Ned y Conseil no hacían tantas reflexiones, devoraban, y yo no tardé en imitarles. Estaba ya tranquilizado sobre nuestra suerte, y me parecía evidente que nuestros huéspedes no querían dejarnos morir de inanición.

Todo tiene un fin en este bajo mundo, hasta el hambre de quienes han permanecido sin comer durante quince horas. Satisfecho nuestro apetito, se dejó sentir imperiosamente la necesidad de dormir.
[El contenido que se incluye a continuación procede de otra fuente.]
template <typename T, bool SPLIT, int NKW>
__global__ __launch_bounds__(NT) void attn_bwd_dkv_kernel(const T* __restrict__ q, const T* __restrict__ k,
                                                          const T* __restrict__ v, const T* __restrict__ d_o,
                                                          const float* __restrict__ lse,
                                                          const float* __restrict__ delta, T* __restrict__ dk,
                                                          T* __restrict__ dv, int H, int Nq, int Nk, long q_bs,
                                                          int q_ld, long k_bs, int k_ld, long v_bs, int v_ld,
                                                          long o_bs, int o_ld, long dk_bs, int dk_ld, long dv_bs,
                                                          int dv_ld, float scale, float scale2, float* __restrict__ ws,
                                                          int nsplit) {
    typedef Mma<T> MM;
    typedef ACfg<T> AC;
    constexpr int RS = AC::RS, QB = AC::KVB, NQT = QB / 16, KROWS = 64 * NKW;
    constexpr bool BLOCK_SUMS = BlockSums<T>::value;
    typedef TileIO<T, KROWS> KIO;
    typedef TileIO<T, QB> QIO;
    static_assert(!SPLIT || NKW == 1, "the query split is for few-key grids");
    __shared__ __attribute__((aligned(16))) T Ks[KROWS * RS];
    __shared__ __attribute__((aligned(16))) T Vs[KROWS * RS];
    __shared__ __attribute__((aligned(16))) T Qs[2][QB * RS];
    __shared__ __attribute__((aligned(16))) T Os[2][QB * RS];
    __shared__ __attribute__((aligned(16))) float Ls[2][QB], Ds[2][QB];

    const int tid = threadIdx.x, lane = tid & 63, wave = tid >> 6;
    const int kblocks = (Nk + KROWS - 1) / KROWS;
    const int split = SPLIT ? blockIdx.x / kblocks : 0;
    const int k0 = (SPLIT ? blockIdx.x - split * kblocks : blockIdx.x) * KROWS, h = blockIdx.y, b = blockIdx.z;
    int q_begin = 0, q_end = Nq;
    if (SPLIT) {
        const int nqb = (Nq + QB - 1) / QB, per = (nqb + nsplit - 1) / nsplit;
        q_begin = min(Nq, split * per * QB);
        q_end = min(Nq, (split + 1) * per * QB);
    }
    const auto rq = make_rsrc(q + b * q_bs + h * D, Nq, q_ld);
    const auto ro = make_rsrc(d_o + b * o_bs + h * D, Nq, o_ld);
    const auto rk = make_rsrc(k + b * k_bs + h * D, Nk, k_ld);
    const auto rv = make_rsrc(v + b * v_bs + h * D, Nk, v_ld);
    const float* lse_bh = lse + ((long)b * H + h) * Nq;
    const float* del_bh = delta + ((long)b * H + h) * Nq;

    u32x4 rq_[QIO::NR], ro_[QIO::NR];
    float rl = -INFINITY, rd = 0.f;
    {
        u32x4 rk_[KIO::NR], rv_[KIO::NR];
        KIO::load(rk_, rk, k_ld, k0, Nk, tid);
        KIO::load(rv_, rv, v_ld, k0, Nk, tid);
        QIO::load(rq_, rq, q_ld, q_begin, Nq, tid);
        QIO::load(ro_, ro, o_ld, q_begin, Nq, tid);
        if (tid < QB && q_begin + tid < Nq) { rl = -lse_bh[q_begin + tid]; rd = -del_bh[q_begin + tid]; }
        KIO::store(Ks, rk_, tid);
        KIO::store(Vs, rv_, tid);
    }
    QIO::store(Qs[0], rq_, tid);
    QIO::store(Os[0], ro_, tid);
    if (tid < QB) { Ls[0][tid] = rl; Ds[0][tid] = rd; }
    __syncthreads();
    typename MM::frag kf[NKW][D / MM::KS], vf[NKW][D / MM::KS];
    f32x4 dkt[NKW][4], dvt[NKW][4];
#pragma unroll
    for (int j = 0; j < NKW; ++j) {
#pragma unroll
        for (int kk = 0; kk < D / MM::KS; ++kk) {
            kf[j][kk] = AT<T>::rowk(Ks, (wave * NKW + j) * 16, kk * MM::KS, lane);
            vf[j][kk] = AT<T>::rowk(Vs, (wave * NKW + j) * 16, kk * MM::KS, lane);
        }
#pragma unroll
        for (int i = 0; i < 4; ++i) { dkt[j][i] = f32x4{0.f, 0.f, 0.f, 0.f}; dvt[j][i] = f32x4{0.f, 0.f, 0.f, 0.f}; }
    }

    int cur = 0;
    for (int qb = q_begin; qb < q_end; qb += QB) {
        const bool more = qb + QB < q_end;
        if (more) {
            QIO::load(rq_, rq, q_ld, qb + QB, Nq, tid);
            QIO::load(ro_, ro, o_ld, qb + QB, Nq, tid);
            rl = -INFINITY; rd = 0.f;
            if (tid < QB && qb + QB + tid < Nq) { rl = -lse_bh[qb + QB + tid]; rd = -del_bh[qb + QB + tid]; }
        }
        f32x4 p[NKW][NQT], ds[NKW][NQT];
#pragma unroll
        for (int t = 0; t < NQT; ++t) {
            f32x4 sacc[NKW], dp[NKW];
            const f32x4 nd = *reinterpret_cast<const f32x4*>(&Ds[cur][t * 16 + (lane >> 4) * 4]);
            const f32x4 nlv = *reinterpret_cast<const f32x4*>(&Ls[cur][t * 16 + (lane >> 4) * 4]);
#pragma unroll
            for (int j = 0; j < NKW; ++j) { sacc[j] = f32x4{0.f, 0.f, 0.f, 0.f}; dp[j] = BLOCK_SUMS ? f32x4{0.f, 0.f, 0.f, 0.f} : nd; }
#pragma unroll
            for (int kk = 0; kk < D / MM::KS; ++kk) {
                const typename MM::frag qa = AT<T>::rowk(Qs[cur], t * 16, kk * MM::KS, lane);
                const typename MM::frag oa = AT<T>::rowk(Os[cur], t * 16, kk * MM::KS, lane);
#pragma unroll
                for (int j = 0; j < NKW; ++j) {
                    sacc[j] = MM::mma(qa, kf[j][kk], sacc[j]);
                    dp[j] = MM::mma(oa, vf[j][kk], dp[j]);
                }
            }
#pragma unroll
            for (int r = 0; r < 4; r += 2) {
#pragma unroll
                for (int j = 0; j < NKW; ++j) {
                    const f32x2 e2 = __builtin_elementwise_fma(f32x2{sacc[j][r], sacc[j][r + 1]}, f32x2{scale2, scale2}, f32x2{nlv[r], nlv[r + 1]});
                    const f32x2 pv = {__builtin_amdgcn_exp2f(e2[0]), __builtin_amdgcn_exp2f(e2[1])};
                    f32x2 dpd = {dp[j][r], dp[j][r + 1]};
                    if constexpr (BLOCK_SUMS) dpd += f32x2{nd[r], nd[r + 1]};
                    const f32x2 d2 = pv * dpd;
                    p[j][t][r] = pv[0];
                    p[j][t][r + 1] = pv[1];
                    ds[j][t][r] = d2[0];
                    ds[j][t][r + 1] = d2[1];
                }
            }
        }
        f32x4 dkb[BLOCK_SUMS ? NKW : 1][4], dvb[BLOCK_SUMS ? NKW : 1][4];
        if constexpr (BLOCK_SUMS) {
#pragma unroll
            for (int j = 0; j < NKW; ++j)
#pragma unroll
                for (int i = 0; i < 4; ++i) { dkb[j][i] = f32x4{0.f, 0.f, 0.f, 0.f}; dvb[j][i] = f32x4{0.f, 0.f, 0.f, 0.f}; }
        }
#pragma unroll
        for (int pr = 0; pr < NQT / 2; ++pr) {
            AccLoop<MM, 0, MM::ACC_STEPS>::run([&](auto sc) {
                constexpr int S = decltype(sc)::value;
                typename MM::frag pf[NKW], sf[NKW];
#pragma unroll
                for (int j = 0; j < NKW; ++j) {
                    pf[j] = MM::template acc_frag<S>(p[j][2 * pr], p[j][2 * pr + 1]);
                    sf[j] = MM::template acc_frag<S>(ds[j][2 * pr], ds[j][2 * pr + 1]);
                }
#pragma unroll
                for (int dt = 0; dt < 4; ++dt) {
                    const typename MM::frag oc = AT<T>::template colk_accs<S>(Os[cur], pr * 32, dt * 16, lane);
                    const typename MM::frag qc = AT<T>::template colk_accs<S>(Qs[cur], pr * 32, dt * 16, lane);
#pragma unroll
                    for (int j = 0; j < NKW; ++j) {
                        if constexpr (BLOCK_SUMS) {
                            dvb[j][dt] = MM::mma(oc, pf[j], dvb[j][dt]);
                            dkb[j][dt] = MM::mma(qc, sf[j], dkb[j][dt]);
                        } else {
                            dvt[j][dt] = MM::mma(oc, pf[j], dvt[j][dt]);
                            dkt[j][dt] = MM::mma(qc, sf[j], dkt[j][dt]);
                        }
                    }
                }
            });
        }
        if constexpr (BLOCK_SUMS) {
#pragma unroll
            for (int j = 0; j < NKW; ++j)
#pragma unroll
                for (int dt = 0; dt < 4; ++dt) { dvt[j][dt] += dvb[j][dt]; dkt[j][dt] += dkb[j][dt]; }
        }
        if (more) {
            QIO::store(Qs[cur ^ 1], rq_, tid);
            QIO::store(Os[cur ^ 1], ro_, tid);
            if (tid < QB) { Ls[cur ^ 1][tid] = rl; Ds[cur ^ 1][tid] = rd; }
        }
        __syncthreads();
        cur ^= 1;
    }
    if (SPLIT) {
        const int key = k0 + wave * 16 + (lane & 15);
        if (key < Nk) {
            const long slab = ((((long)split * 2) * gridDim.z + b) * H + h) * Nk + key;
            const long dv_off = (long)gridDim.z * H * Nk;
#pragma unroll
            for (int dt = 0; dt < 4; ++dt) {
                f32x4 a = dkt[0][dt];
#pragma unroll
                for (int r = 0; r < 4; ++r) a[r] *= scale;
                *reinterpret_cast<f32x4*>(ws + slab * 64 + dt * 16 + (lane >> 4) * 4) = a;
                *reinterpret_cast<f32x4*>(ws + (slab + dv_off) * 64 + dt * 16 + (lane >> 4) * 4) = dvt[0][dt];
            }
        }
        return;
    }
#pragma unroll
    for (int j = 0; j < NKW; ++j) {
        stage_t<T>(Ks + (wave * NKW + j) * 16 * RS, dkt[j], scale, lane);
        stage_t<T>(Vs + (wave * NKW + j) * 16 * RS, dvt[j], 1.0f, lane);
    }
    __syncthreads();
#pragma unroll
    for (int j = 0; j < NKW; ++j) {
        store_tile16<T>(Ks + (wave * NKW + j) * 16 * RS, dk + b * dk_bs + h * D, dk_ld, k0 + (wave * NKW + j) * 16, Nk, lane);
        store_tile16<T>(Vs + (wave * NKW + j) * 16 * RS, dv + b * dv_bs + h * D, dv_ld, k0 + (wave * NKW + j) * 16, Nk, lane);
    }
}

template <typename T, int NQ>
__global__ __launch_bounds__(NT) void attn_bwd_dq_kernel(const T* __restrict__ q, const T* __restrict__ k,
                                                         const T* __restrict__ v, const T* __restrict__ o,
                                                         const T* __restrict__ d_o,
                                                         const float* __restrict__ lse,
                                                         float* __restrict__ delta, T* __restrict__ dq, int H,
                                                         int Nq, int Nk, long q_bs, int q_ld, long k_bs, int k_ld,
                                                         long v_bs, int v_ld, long o_bs, int o_ld, long dq_bs,
                                                         int dq_ld, float scale, float scale2) {
    typedef Mma<T> MM;
    typedef ACfg<T> AC;
    constexpr int RS = AC::RS, KVB = AC::KVB, NKT = KVB / 16, QROWS = 64 * NQ;
    constexpr bool BLOCK_SUMS = BlockSums<T>::value;
    constexpr bool DELTA_SWEEP = std::is_same<T, float>::value;
    typedef TileIO<T, QROWS> QIO;
    typedef TileIO<T, KVB> KIO;
    __shared__ __attribute__((aligned(16))) T Qs[QROWS * RS];
    __shared__ __attribute__((aligned(16))) T Os[QROWS * RS];
    __shared__ __attribute__((aligned(16))) T Ks[2][KVB * RS];
    __shared__ __attribute__((aligned(16))) T Vs[2][KVB * RS];
    __shared__ float dls[QROWS];

    const int tid = threadIdx.x, lane = tid & 63, wave = tid >> 6;
    const int q0 = blockIdx.x * QROWS, h = blockIdx.y, b = blockIdx.z;
    const auto rq = make_rsrc(q + b * q_bs + h * D, Nq, q_ld);
    const auto ro = make_rsrc(d_o + b * o_bs + h * D, Nq, o_ld);
    const auto rO = make_rsrc(o + b * o_bs + h * D, Nq, o_ld);
    const auto rk = make_rsrc(k + b * k_bs + h * D, Nk, k_ld);
    const auto rv = make_rsrc(v + b * v_bs + h * D, Nk, v_ld);

    u32x4 rk_[KIO::NR], rv_[KIO::NR];
    {
        u32x4 rq_[QIO::NR], ro_[QIO::NR], rO_[QIO::NR];
        QIO::load(rq_, rq, q_ld, q0, Nq, tid);
        QIO::load(ro_, ro, o_ld, q0, Nq, tid);
        QIO::load(rO_, rO, o_ld, q0, Nq, tid);
        KIO::load(rk_, rk, k_ld, 0, Nk, tid);
        KIO::load(rv_, rv, v_ld, 0, Nk, tid);
        QIO::store(Qs, rq_, tid);
        QIO::store(Os, ro_, tid);
        constexpr int CPR = QIO::CPR, CH = QIO::CH;
#pragma unroll
        for (int i = 0; i < QIO::NR; ++i) {
            const T* a = reinterpret_cast<const T*>(&ro_[i]);
            const T* c_ = reinterpret_cast<const T*>(&rO_[i]);
            float s_ = 0.f;
#pragma unroll
            for (int e = 0; e < CH; ++e) s_ += to_f32(a[e]) * to_f32(c_[e]);
#pragma unroll
            for (int m = 1; m < CPR; m <<= 1) s_ += __shfl_xor(s_, m, 64);
            const int c = tid + i * NT, row = c / CPR;
            if ((c % CPR) == 0) {
                dls[row] = s_;
                if (!DELTA_SWEEP && q0 + row < Nq) delta[((long)b * H + h) * Nq + q0 + row] = s_;
            }
        }
    }
    KIO::store(Ks[0], rk_, tid);
    KIO::store(Vs[0], rv_, tid);
    __syncthreads();
    typename MM::frag qf[NQ][D / MM::KS], of[NQ][D / MM::KS];
    float nl2[NQ], ndl[NQ];
    f32x4 dqt[NQ][4];
#pragma unroll
    for (int n = 0; n < NQ; ++n) {
#pragma unroll
        for (int kk = 0; kk < D / MM::KS; ++kk) {
            qf[n][kk] = AT<T>::rowk(Qs, (wave * NQ + n) * 16, kk * MM::KS, lane);
            of[n][kk] = AT<T>::rowk(Os, (wave * NQ + n) * 16, kk * MM::KS, lane);
        }
        const int qi = q0 + (wave * NQ + n) * 16 + (lane & 15);
        nl2[n] = qi < Nq ? -lse[((long)b * H + h) * Nq + qi] : -INFINITY;
        ndl[n] = qi < Nq ? -dls[(wave * NQ + n) * 16 + (lane & 15)] : 0.f;
#pragma unroll
        for (int i = 0; i < 4; ++i) dqt[n][i] = f32x4{0.f, 0.f, 0.f, 0.f};
    }

    int cur = 0;
    double dacc[NQ], zacc[NQ];
#pragma unroll
    for (int n = 0; n < NQ; ++n) dacc[n] = zacc[n] = 0.f;
    auto block = [&](auto tail_c, auto first_c, const int kb) {
        constexpr bool TAIL = decltype(tail_c)::value, FIRST = decltype(first_c)::value;
        const bool more = FIRST || kb + KVB < Nk;
        const int nxt = FIRST && kb + KVB >= Nk ? 0 : kb + KVB;
        if (more) {
            KIO::load(rk_, rk, k_ld, nxt, Nk, tid);
            KIO::load(rv_, rv, v_ld, nxt, Nk, tid);
        }
        f32x4 dst[NQ][NKT];
#pragma unroll
        for (int t = 0; t < NKT; ++t) {
            f32x4 s[NQ], dp[NQ];
#pragma unroll
            for (int n = 0; n < NQ; ++n) {
                s[n] = f32x4{0.f, 0.f, 0.f, 0.f};
                const float d0 = (FIRST || DELTA_SWEEP) ? 0.f : ndl[n];
                dp[n] = f32x4{d0, d0, d0, d0};
            }
#pragma unroll
            for (int kk = 0; kk < D / MM::KS; ++kk) {
                const typename MM::frag kf = AT<T>::rowk(Ks[cur], t * 16, kk * MM::KS, lane);
                const typename MM::frag vf = AT<T>::rowk(Vs[cur], t * 16, kk * MM::KS, lane);
#pragma unroll
                for (int n = 0; n < NQ; ++n) {
                    s[n] = MM::mma(kf, qf[n][kk], s[n]);
                    dp[n] = MM::mma(vf, of[n][kk], dp[n]);
                }
            }
#pragma unroll
            for (int n = 0; n < NQ; ++n)
#pragma unroll
                for (int r = 0; r < 4; r += 2) {
                    const f32x2 e2 = __builtin_elementwise_fma(f32x2{s[n][r], s[n][r + 1]}, f32x2{scale2, scale2}, f32x2{nl2[n], nl2[n]});
                    f32x2 pv = {__builtin_amdgcn_exp2f(e2[0]), __builtin_amdgcn_exp2f(e2[1])};
                    if (TAIL) {
                        if (kb + t * 16 + (lane >> 4) * 4 + r >= Nk) pv[0] = 0.f;
                        if (kb + t * 16 + (lane >> 4) * 4 + r + 1 >= Nk) pv[1] = 0.f;
                    }
                    f32x2 dpd = {dp[n][r], dp[n][r + 1]};
                    if constexpr (DELTA_SWEEP && !FIRST) dpd += f32x2{ndl[n], ndl[n]};
                    const f32x2 d2 = pv * dpd;
                    if constexpr (FIRST) {
                        dacc[n] += (double)pv[0] * (double)dp[n][r] + (double)pv[1] * (double)dp[n][r + 1];
                        zacc[n] += (double)pv[0] + (double)pv[1];
                    } else {
                        dst[n][t][r] = d2[0];
                        dst[n][t][r + 1] = d2[1];
                    }
                }
        }
        if constexpr (!FIRST) {
        f32x4 dqb[BLOCK_SUMS ? NQ : 1][4];
        if constexpr (BLOCK_SUMS) {
#pragma unroll
            for (int n = 0; n < NQ; ++n)
#pragma unroll
                for (int i = 0; i < 4; ++i) dqb[n][i] = f32x4{0.f, 0.f, 0.f, 0.f};
        }
#pragma unroll
        for (int pr = 0; pr < NKT / 2; ++pr) {
            AccLoop<MM, 0, MM::ACC_STEPS>::run([&](auto sc) {
                constexpr int S = decltype(sc)::value;
                typename MM::frag sf[NQ];
#pragma unroll
                for (int n = 0; n < NQ; ++n) sf[n] = MM::template acc_frag<S>(dst[n][2 * pr], dst[n][2 * pr + 1]);
#pragma unroll
                for (int dt = 0; dt < 4; ++dt) {
                    const typename MM::frag kc = AT<T>::template colk_accs<S>(Ks[cur], pr * 32, dt * 16, lane);
#pragma unroll
                    for (int n = 0; n < NQ; ++n) {
                        if constexpr (BLOCK_SUMS) dqb[n][dt] = MM::mma(kc, sf[n], dqb[n][dt]);
                        else dqt[n][dt] = MM::mma(kc, sf[n], dqt[n][dt]);
                    }
                }
            });
        }
        if constexpr (BLOCK_SUMS) {
#pragma unroll
            for (int n = 0; n < NQ; ++n)
#pragma unroll
                for (int dt = 0; dt < 4; ++dt) dqt[n][dt] += dqb[n][dt];
        }
        }
        if (more) {
            KIO::store(Ks[cur ^ 1], rk_, tid);
            KIO::store(Vs[cur ^ 1], rv_, tid);
        }
        __syncthreads();
        cur ^= 1;
    };
    const int nfull = Nk / KVB * KVB;
    if constexpr (DELTA_SWEEP) {
        for (int kb = 0; kb < nfull; kb += KVB) block(std::false_type{}, std::true_type{}, kb);
        if (nfull < Nk) block(std::true_type{}, std::true_type{}, nfull);
#pragma unroll
        for (int n = 0; n < NQ; ++n) {
            double dd = dacc[n], z = zacc[n];
            dd += __shfl_xor(dd, 16, 64);
            z += __shfl_xor(z, 16, 64);
            dd += __shfl_xor(dd, 32, 64);
            z += __shfl_xor(z, 32, 64);
            const int qi = q0 + (wave * NQ + n) * 16 + (lane & 15);
            const float d = qi < Nq ? (float)(dd / z) : 0.f;
            ndl[n] = -d;
            if (lane < 16 && qi < Nq) delta[((long)b * H + h) * Nq + qi] = d;
        }
    }
    for (int kb = 0; kb < nfull; kb += KVB) block(std::false_type{}, std::false_type{}, kb);
    if (nfull < Nk) block(std::true_type{}, std::false_type{}, nfull);
#pragma unroll
    for (int n = 0; n < NQ; ++n) stage_t<T>(Qs + (wave * NQ + n) * 16 * RS, dqt[n], scale, lane);
    __syncthreads();
#pragma unroll
    for (int n = 0; n < NQ; ++n)
        store_tile16<T>(Qs + (wave * NQ + n) * 16 * RS, dq + b * dq_bs + h * D, dq_ld, q0 + (wave * NQ + n) * 16, Nq, lane);
}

Reacción muy natural tras la interminable noche que habíamos pasado luchando contra la muerte. -Me parece que no me vendría mal un sueñecito -dijo Conseil.

-Yo ya estoy durmiendo -respondió Ned.

Mis compañeros se tumbaron en el suelo y no tardaron en sumirse en un profundo sueño. Por mi parte, cedí con menos facilidad a la imperiosa necesidad de dormir. Demasiados pensamientos se acumulaban en mi Cerebro, acosado por numerosas cuestiones insolubles, y un tropel de imágenes mantenía mis párpados entreabiertos. ¿Dónde estábamos? ¿Qué extraño poder nos gobernaba? Sentía, o más bien creía sentir, que el aparato se hundía en las capas más profundas del mar, y me asaltaban violentas pesadillas. Entreveía en esos misteriosos asilos todo un mundo de desconocidos animales, de los que el barco submarino era un congénere, como ellos vivo, moviente y formidable... Mi cerebro se fue calmando, mi imaginación se fundió en una vaga somnolencia, y pronto caí en un triste sueño.